In principe bestaat de dakconstructie op de dakconstructie uit de spanten. De tengellatten worden aan de spanten bevestigd, de daklatten aan de verticale tengels (dwars over het dak).

Onder de tengellatten bevindt zich óf een regendicht onderdak óf een onderspanning (ondervloer).

Tegenlatten

De tengellatten dienen tevens om een ​​spleet te creëren tussen het onderdak of de ondervloer en de dakbedekking. Tegenlatten dienen dus meerdere doelen:

  • het zijn de steunen van de daklatten (daklatten worden eraan vastgespijkerd)
  • ze creëren een minimale afstand tussen de overkapping en het onderdak of onderdak zodat eventueel binnengedrongen water veilig kan weglopen
  • ze zorgen voor de ventilatie aan de achterkant van de hoes

Volgens de geldende technische regels moet de minimale afstand tussen het onderdak en de dakbedekking altijd 24 cm zijn. Dit geldt ook voor zachte daken.
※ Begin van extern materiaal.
__global__ void __launch_bounds__(NTHREADS, 1)
k_gemm_sk(const __grid_constant__ CUtensorMap map_w, const __grid_constant__ CUtensorMap map_x, SkParams p) {
  extern __shared__ uint8_t smem_raw[];
  const uint32_t base = (smem_u32(smem_raw) + 1023u) & ~1023u;
  const int tid = threadIdx.x, warp = tid >> 5, lane = tid & 31;
  const uint32_t bar_full = base + SK_SMEM_BAR, bar_empty = bar_full + 8 * SK_STAGES;
  const int G = gridDim.x, b = blockIdx.x;
  const long long u0 = sk_begin(b, p.units, G), u1 = sk_begin(b + 1, p.units, G);

  if (tid == 0) {
    for (int s = 0; s < SK_STAGES; ++s) { mbar_init(bar_full + 8 * s, 1); mbar_init(bar_empty + 8 * s, 8); }
    asm volatile("fence.mbarrier_init.release.cluster;" ::: "memory");
  }
  __syncwarp();
  pdl_launch_dependents();
  __syncthreads();
  pdl_wait();

  if (warp == PRODUCER_WARP) {
    if (lane == 0) {
      int i = 0;
      for (long long u = u0; u < u1; ++u, ++i) {
        const int tile = (int)(u / p.n_chunks), ch = (int)(u % p.n_chunks);
        const int s = i % SK_STAGES, ph = (i / SK_STAGES) & 1;
        mbar_wait(bar_empty + 8 * s, ph ^ 1);
        mbar_expect_tx(bar_full + 8 * s, STAGE_BYTES);
        const uint32_t wd = base + s * STAGE_BYTES, xd = wd + W_BYTES;
        tma_load_3d(wd, &map_w, bar_full + 8 * s, 0, 0, tile * p.n_chunks + ch);
        tma_load_2d(xd, &map_x, bar_full + 8 * s, ch * BK, 0);
      }
    }
    return;
  }

  const int wg = warp >> 2;
  int i = 0;
  long long u = u0;
  float acc[32];
  while (u < u1) {
    const int tile = (int)(u / p.n_chunks);
    const long long ts = (long long)tile * p.n_chunks;
    long long ue = ts + p.n_chunks;
    if (ue > u1) ue = u1;
    const bool head = (u == ts), whole = head && (ue == ts + p.n_chunks);
#pragma unroll
    for (int j = 0; j < 32; ++j) acc[j] = 0.f;
    for (; u < ue; ++u, ++i) {
      const int s = i % SK_STAGES, ph = (i / SK_STAGES) & 1;
      mbar_wait(bar_full + 8 * s, ph);
      const uint32_t wa = base + s * STAGE_BYTES, xa = wa + W_BYTES;
      mma_stage(acc, wa + wg * 64 * 128, xa);
      __syncwarp();
      if (lane == 0) mbar_arrive(bar_empty + 8 * s);
    }
    if (!head) {
      const int owner = sk_cta_of(ts, p.units, G);
      const int slot = b - owner - 1;
      float *ws = p.ws + ((long long)tile * p.max_contrib + slot) * BMW * TOK;
#pragma unroll
      for (int h = 0; h < 2; ++h) {
        const int r = wg * 64 + frag_row(warp, lane, h);
#pragma unroll
        for (int k = 0; k < 8; ++k)
          *reinterpret_cast<float2 *>(ws + r * TOK + frag_tok(lane, k)) = make_float2(acc[4 * k + 2 * h], acc[4 * k + 2 * h + 1]);
      }
      __threadfence();
      asm volatile("bar.sync 1, 256;" ::: "memory");
      if (tid == 0) atomicAdd(&p.flags[tile], 1);
    } else {
      if (!whole) {
        const int last = sk_cta_of(ts + p.n_chunks - 1, p.units, G);
        const int contributors = last - b;
        if (tid == 0) {
          while (atomicAdd(&p.flags[tile], 0) < contributors) __nanosleep(64);
          p.flags[tile] = 0;
        }
        asm volatile("bar.sync 1, 256;" ::: "memory");
        __threadfence();
        for (int c = 0; c < contributors; ++c) {
          const float *ws = p.ws + ((long long)tile * p.max_contrib + c) * BMW * TOK;
#pragma unroll
          for (int h = 0; h < 2; ++h) {
            const int r = wg * 64 + frag_row(warp, lane, h);
#pragma unroll
            for (int k = 0; k < 8; ++k) {
              const float2 x = __ldcg(reinterpret_cast<const float2 *>(ws + r * TOK + frag_tok(lane, k)));
              acc[4 * k + 2 * h] += x.x;
              acc[4 * k + 2 * h + 1] += x.y;
            }
          }
        }
      }
#pragma unroll
      for (int h = 0; h < 2; ++h) {
        const int n = tile * BMW + wg * 64 + frag_row(warp, lane, h);
        if (n < p.N) {
#pragma unroll
          for (int k = 0; k < 8; ++k) {
            const int t = frag_tok(lane, k);
            if (t < p.rows) p.out[(long long)t * p.N + n] = __float2bfloat16_rn(acc[4 * k + 2 * h]);
            if (t + 1 < p.rows) p.out[(long long)(t + 1) * p.N + n] = __float2bfloat16_rn(acc[4 * k + 2 * h + 1]);
          }
        }
      }
    }
  }
}

}
}

using namespace pia;
using namespace pia::gemm;

struct pia_gemm_plan {
  CUtensorMap map_w, map_x;
  Params p;
  int nstage;
  int no_pdl;
  int stream_k, sk_grid;
  SkParams sk;
};

typedef CUresult (*EncodeTiledFn)(CUtensorMap *, CUtensorMapDataType, cuuint32_t, void *, const cuuint64_t *,
                                  const cuuint64_t *, const cuuint32_t *, const cuuint32_t *, CUtensorMapInterleave,
                                  CUtensorMapSwizzle, CUtensorMapL2promotion, CUtensorMapFloatOOBfill);

static EncodeTiledFn get_encode() {
  static EncodeTiledFn fn = nullptr;
  if (!fn) {
    cudaDriverEntryPointQueryResult qres;
    void *ptr = nullptr;
    if (cudaGetDriverEntryPoint("cuTensorMapEncodeTiled", &ptr, cudaEnableDefault, &qres) == cudaSuccess &&
        qres == cudaDriverEntryPointSuccess) fn = (EncodeTiledFn)ptr;
  }
  return fn;
}

static int encode_tiled_w(CUtensorMap *m, const void *base, uint64_t n_blocks) {
  EncodeTiledFn fn = get_encode();
  PIA_REQUIRE(fn, "cuTensorMapEncodeTiled not available in this driver");
  cuuint64_t dims[3] = {(cuuint64_t)BK, (cuuint64_t)BMW, n_blocks};
  cuuint64_t strides[2] = {(cuuint64_t)BK * 2, (cuuint64_t)BK * BMW * 2};
  cuuint32_t box[3] = {BK, BMW, 1};
  cuuint32_t estr[3] = {1, 1, 1};
  CUresult r = fn(m, CU_TENSOR_MAP_DATA_TYPE_BFLOAT16, 3, const_cast<void *>(base), dims, strides, box, estr,
                  CU_TENSOR_MAP_INTERLEAVE_NONE, CU_TENSOR_MAP_SWIZZLE_128B, CU_TENSOR_MAP_L2_PROMOTION_L2_256B,
                  CU_TENSOR_MAP_FLOAT_OOB_FILL_NONE);
  if (r != CUDA_SUCCESS) { set_error("cuTensorMapEncodeTiled failed with CUresult %d", (int)r); return PIA_ERR_CUDA; }
  return PIA_OK;
}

Zachte daken zijn die daken die zijn bedekt met een mogelijk brandbare en niet brandwerende dakbedekking (zachte dakbedekking). Deze omvatten rieten dak, stro en houten dakspanen.

Onderspanning en tekort

Bij de dakconstructie moet onderscheid worden gemaakt tussen trek- en onderdak en een onderdak. Tussen de spanten is een ondervloer vrij gespannen. Daarentegen rust een onderlaagmembraan op het dakbeschot. Onderspanning dient aan beide zijden geventileerd te worden, dit geldt niet voor de undercover. Het aanbrengen van een onderdak is noodzakelijk waar de primaire dakbedekking extra bescherming nodig heeft. Ook hier dient voor voldoende ventilatie te worden gezorgd.

Daklatten

Daklatten kunnen ook rechtstreeks op de spanten worden genageld. Terwijl spanten altijd rechtop worden bevestigd, worden latten altijd plat genageld.
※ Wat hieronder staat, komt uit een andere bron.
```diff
+    if (warp == 8) {
+        if (elect_one()) tma_prefetch_desc(&tmQKV);
+        int r = 0;
+        for (int t = blockIdx.x, ti = 0; t < tiles; t += gridDim.x, ++ti) {
+            const int bh = t / nQ, qt = t - bh * nQ;
+            const int b = bh / H, h = bh - b * H;
+            const int colQ = h * AT_D, colK = (H + h) * AT_D, colV = (2 * H + h) * AT_D;
+            const int qs = ti % AT_QS;
+            mbar_wait(&q_empty[qs], ((ti / AT_QS) & 1) ^ 1);
+            if (elect_one()) {
+                mbar_expect_tx(&q_full[qs], AT_TILE);
+                tma_load_3d(base + AttnFwdSmem::Q + qs * AT_TILE, &tmQKV, colQ, qt * AT_BM, b, &q_full[qs]);
+            }
+            __syncwarp();
+            for (int j = 0; j < nK; ++j, ++r) {
+                const int st = r % AT_NS;
+                const uint32_t ph = ((r / AT_NS) & 1) ^ 1;
+                mbar_wait(&k_empty[st], ph);
+                if (elect_one()) {
+                    mbar_expect_tx(&k_full[st], AT_TILE);
+                    tma_load_3d(base + AttnFwdSmem::K + st * AT_TILE, &tmQKV, colK, j * AT_BN, b, &k_full[st]);
+                }
+                __syncwarp();
+                mbar_wait(&v_empty[st], ph);
+                if (elect_one()) {
+                    mbar_expect_tx(&v_full[st], AT_TILE);
+                    tma_load_3d(base + AttnFwdSmem::V + st * AT_TILE, &tmQKV, colV, j * AT_BN, b, &v_full[st]);
+                }
+                __syncwarp();
+            }
+        }
+        return;
+    }
+
+    const int wg = warp >> 2, wq = warp & 3;
+    const int rq = wg * 64 + wq * 16 + (lane >> 2), cq = 2 * (lane & 3);
+    const bool short_last = N - (nK - 1) * AT_BN <= AT_KTAIL;
+    AttnFwdConsumer cs;
+    cs.base = base;
+    cs.k_full = k_full; cs.k_empty = k_empty; cs.v_full = v_full; cs.v_empty = v_empty;
+    cs.N = N; cs.cq = cq; cs.lane = lane; cs.c = c;
+    cs.r0 = 0;
+    for (int t = blockIdx.x, ti = 0; t < tiles; t += gridDim.x, ++ti, cs.r0 += nK) {
+        const int bh = t / nQ, qt = t - bh * nQ;
+        const int b = bh / H, h = bh - b * H;
+        const int qs = ti % AT_QS;
+        if (qt * AT_BM + wg * 64 >= N) {
+            cs.skip(nK);
+            cs.release(&q_empty[qs]);
+            continue;
+        }
+        cs.qd = desc_k_sw128(smem_u32(base + AttnFwdSmem::Q + qs * AT_TILE + wg * (AT_TILE / 2)));
+        cs.m[0] = cs.m[1] = -CUDART_INF_F;
+        cs.l[0] = cs.l[1] = 0.f;
+#pragma unroll
+        for (int i = 0; i < 32; ++i) cs.o[i] = 0.f;
+        mbar_wait(&q_full[qs], (ti / AT_QS) & 1);
+        if (nK == 1 && short_last) cs.first<8>();
+        else cs.first<64>();
+        for (int j = 1; j < nK; ++j) {
+            if (j == nK - 1 && short_last) cs.step<8>(j);
+            else cs.step<64>(j);
+        }
+        if (short_last) cs.last<8>(nK - 1);
+        else cs.last<64>(nK - 1);
+        cs.release(&q_empty[qs]);
+        float *l = cs.l;
+#pragma unroll
+        for (int hh = 0; hh < 2; ++hh) {
+            l[hh] += __shfl_xor_sync(0xffffffffu, l[hh], 1);
+            l[hh] += __shfl_xor_sync(0xffffffffu, l[hh], 2);
+        }
+#pragma unroll
+        for (int hh = 0; hh < 2; ++hh) {
+            const int n = qt * AT_BM + rq + 8 * hh;
+            if (n >= N) continue;
+            const float inv = 1.0f / l[hh];
+            if (cq == 0) lse2[(size_t)bh * N + n] = fmaf(cs.m[hh], c, log2f(l[hh]));
+            __nv_bfloat16 *orow = out + ((size_t)b * N + n) * H * AT_D + h * AT_D;
+#pragma unroll
+            for (int jj = 0; jj < AT_D / 8; ++jj)
+                *reinterpret_cast<uint32_t *>(orow + 8 * jj + cq) = pack_bf16(cs.o[4 * jj + 2 * hh] * inv, cs.o[4 * jj + 2 * hh + 1] * inv);
+        }
+    }
 }
 
 constexpr int AB_THREADS = 288;
@@ -726,21 +758,17 @@
     const uint64_t W = (uint64_t)3 * H * AT_D;
     CUtensorMap tmQKV;
     if (!tensor_map_bf16_3d(&tmQKV, qkv, W, N, B, W * 2, (uint64_t)N * W * 2, AT_BM)) return XQ_ERR_UNSUPPORTED;
-    const int n_tail = (N % AT_BM != 0 && N % AT_BM <= AT_TAIL_MAX && N > AT_BM) ? N % AT_BM : 0;
-    const int nQ = n_tail ? N / AT_BM : (N + AT_BM - 1) / AT_BM;
+    const int nQ = (N + AT_BM - 1) / AT_BM;
     const size_t smem = AttnFwdSmem::BYTES + 1024;
     if (int rc = smem_optin(attn_fwd_kernel, smem)) return rc;
+    int sms = 0;
+    if (int rc = sm_count(&sms)) return rc;
     const long long tiles = (long long)B * H * nQ;
-    if (tiles > 0x7fffffffLL) return XQ_ERR_ARG;
+    if (tiles + sms > 0x7fffffffLL) return XQ_ERR_ARG;
+    const int grid = (int)(tiles < sms ? tiles : sms);
     const float c = scale * 1.4426950408889634f;
-    attn_fwd_kernel<<<(unsigned)tiles, AT_THREADS, smem, (cudaStream_t)stream>>>(tmQKV, (__nv_bfloat16 *)out, lse2, N, H, nQ, c);
+    attn_fwd_kernel<<<grid, AT_THREADS, smem, (cudaStream_t)stream>>>(tmQKV, (__nv_bfloat16 *)out, lse2, N, H, nQ, (int)tiles, c);
     XQ_LAUNCH_CHECK("attn_fwd_kernel");
-    if (n_tail) {
-        const long long warps = (long long)B * H * n_tail;
-        attn_fwd_tail_kernel<<<(unsigned)((warps + 3) / 4), 128, 0, (cudaStream_t)stream>>>(
-            (const __nv_bfloat16 *)qkv, (__nv_bfloat16 *)out, lse2, B, N, H, N - n_tail, c);
-        XQ_LAUNCH_CHECK("attn_fwd_tail_kernel");
-    }
     return XQ_OK;
 }
 
diff --git a/imagefolder_b200/csrc/xq_tc.cuh b/imagefolder_b200/csrc/xq_tc.cuh
--- a/imagefolder_b200/csrc/xq_tc.cuh
+++ b/imagefolder_b200/csrc/xq_tc.cuh
@@ -118,6 +118,13 @@
 #pragma unroll
     for (int i = 0; i < N; ++i) asm volatile("" : "+f"(d[i])::"memory");
 }
+template <int N>
+__device__ __forceinline__ void fence_regs(uint32_t (&a)[N][4]) {
+#pragma unroll
+    for (int i = 0; i < N; ++i)
+#pragma unroll
+        for (int e = 0; e < 4; ++e) asm volatile("" : "+r"(a[i][e])::"memory");
+}
 
 template <int TA, int TB>
 __device__ __forceinline__ void wgmma_m64n64k16_ss(float (&d)[32], uint64_t da, uint64_t db, uint32_t acc) {
@@ -136,6 +143,16 @@
         "wgmma.mma_async.sync.aligned.m64n128k16.f32.bf16.bf16 "
         "{%0, %1, %2, %3, %4, %5, %6, %7, %8, %9, %10, %11, %12, %13, %14, %15, %16, %17, %18, %19, %20, %21, %22, %23, %24, %25, %26, %27, %28, %29, %30, %31, %32, %33, %34, %35, %36, %37, %38, %39, %40, %41, %42, %43, %44, %45, %46, %47, %48, %49, %50, %51, %52, %53, %54, %55, %56, %57, %58, %59, %60, %61, %62, %63}, %64, %65, p, 1, 1, %67, %68;\n\t}"
         : "+f"(d[0]), "+f"(d[1]), "+f"(d[2]), "+f"(d[3]), "+f"(d[4]), "+f"(d[5]), "+f"(d[6]), "+f"(d[7]), "+f"(d[8]), "+f"(d[9]), "+f"(d[10]), "+f"(d[11]), "+f"(d[12]), "+f"(d[13]), "+f"(d[14]), "+f"(d[15]), "+f"(d[16]), "+f"(d[17]), "+f"(d[18]), "+f"(d[19]), "+f"(d[20]), "+f"(d[21]), "+f"(d[22]), "+f"(d[23]), "+f"(d[24]), "+f"(d[25]), "+f"(d[26]), "+f"(d[27]), "+f"(d[28]), "+f"(d[29]), "+f"(d[30]), "+f"(d[31]), "+f"(d[32]), "+f"(d[33]), "+f"(d[34]), "+f"(d[35]), "+f"(d[36]), "+f"(d[37]), "+f"(d[38]), "+f"(d[39]), "+f"(d[40]), "+f"(d[41]), "+f"(d[42]), "+f"(d[43]), "+f"(d[44]), "+f"(d[45]), "+f"(d[46]), "+f"(d[47]), "+f"(d[48]), "+f"(d[49]), "+f"(d[50]), "+f"(d[51]), "+f"(d[52]), "+f"(d[53]), "+f"(d[54]), "+f"(d[55]), "+f"(d[56]), "+f"(d[57]), "+f"(d[58]), "+f"(d[59]), "+f"(d[60]), "+f"(d[61]), "+f"(d[62]), "+f"(d[63])
+        : "l"(da), "l"(db), "r"(acc), "n"(TA), "n"(TB));
+}
+
+template <int TA, int TB>
+__device__ __forceinline__ void wgmma_m64n16k16_ss(float (&d)[8], uint64_t da, uint64_t db, uint32_t acc) {
+    asm volatile(
+        "{\n\t.reg .pred p;\n\tsetp.ne.b32 p, %10, 0;\n\t"
+        "wgmma.mma_async.sync.aligned.m64n16k16.f32.bf16.bf16 "
+        "{%0, %1, %2, %3, %4, %5, %6, %7}, %8, %9, p, 1, 1, %11, %12;\n\t}"
+        : "+f"(d[0]), "+f"(d[1]), "+f"(d[2]), "+f"(d[3]), "+f"(d[4]), "+f"(d[5]), "+f"(d[6]), "+f"(d[7])
         : "l"(da), "l"(db), "r"(acc), "n"(TA), "n"(TB));
 }
 
```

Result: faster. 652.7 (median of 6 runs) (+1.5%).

De afstand tussen de latten wordt bepaald door het type dakbedekking:

  • het type dakpan
  • de nodige dekking
  • de dakhelling, aangezien de legmethode en de minimale dekking ook veranderen met verschillende hellingen

Er zijn basale, altijd geldende voorschriften voor daklatten. Het uiteindelijke vochtgehalte van het hout moet bij montage 20% bedragen. Als deze waarde wordt overschreden omdat het hout vers is, moet een overschrijding van 3% in acht worden genomen, omdat het hout zal krimpen tijdens het drogen.

Alleen latten die vanwege hun kwaliteit als zodanig worden gekenmerkt, mogen als daklatten worden gebruikt. Er mogen geen andere panlatten op het dak worden gebruikt. De technische term hiervoor is ook S10-sortering.

Dakrand plank

Aan de onderkant van de spanten, bij de dakrand, kunnen ofwel twee latten op elkaar worden genageld. Als alternatief kan ook een zogenaamde dakrandplank worden gebruikt als laatste daklat.

Interessante artikelen...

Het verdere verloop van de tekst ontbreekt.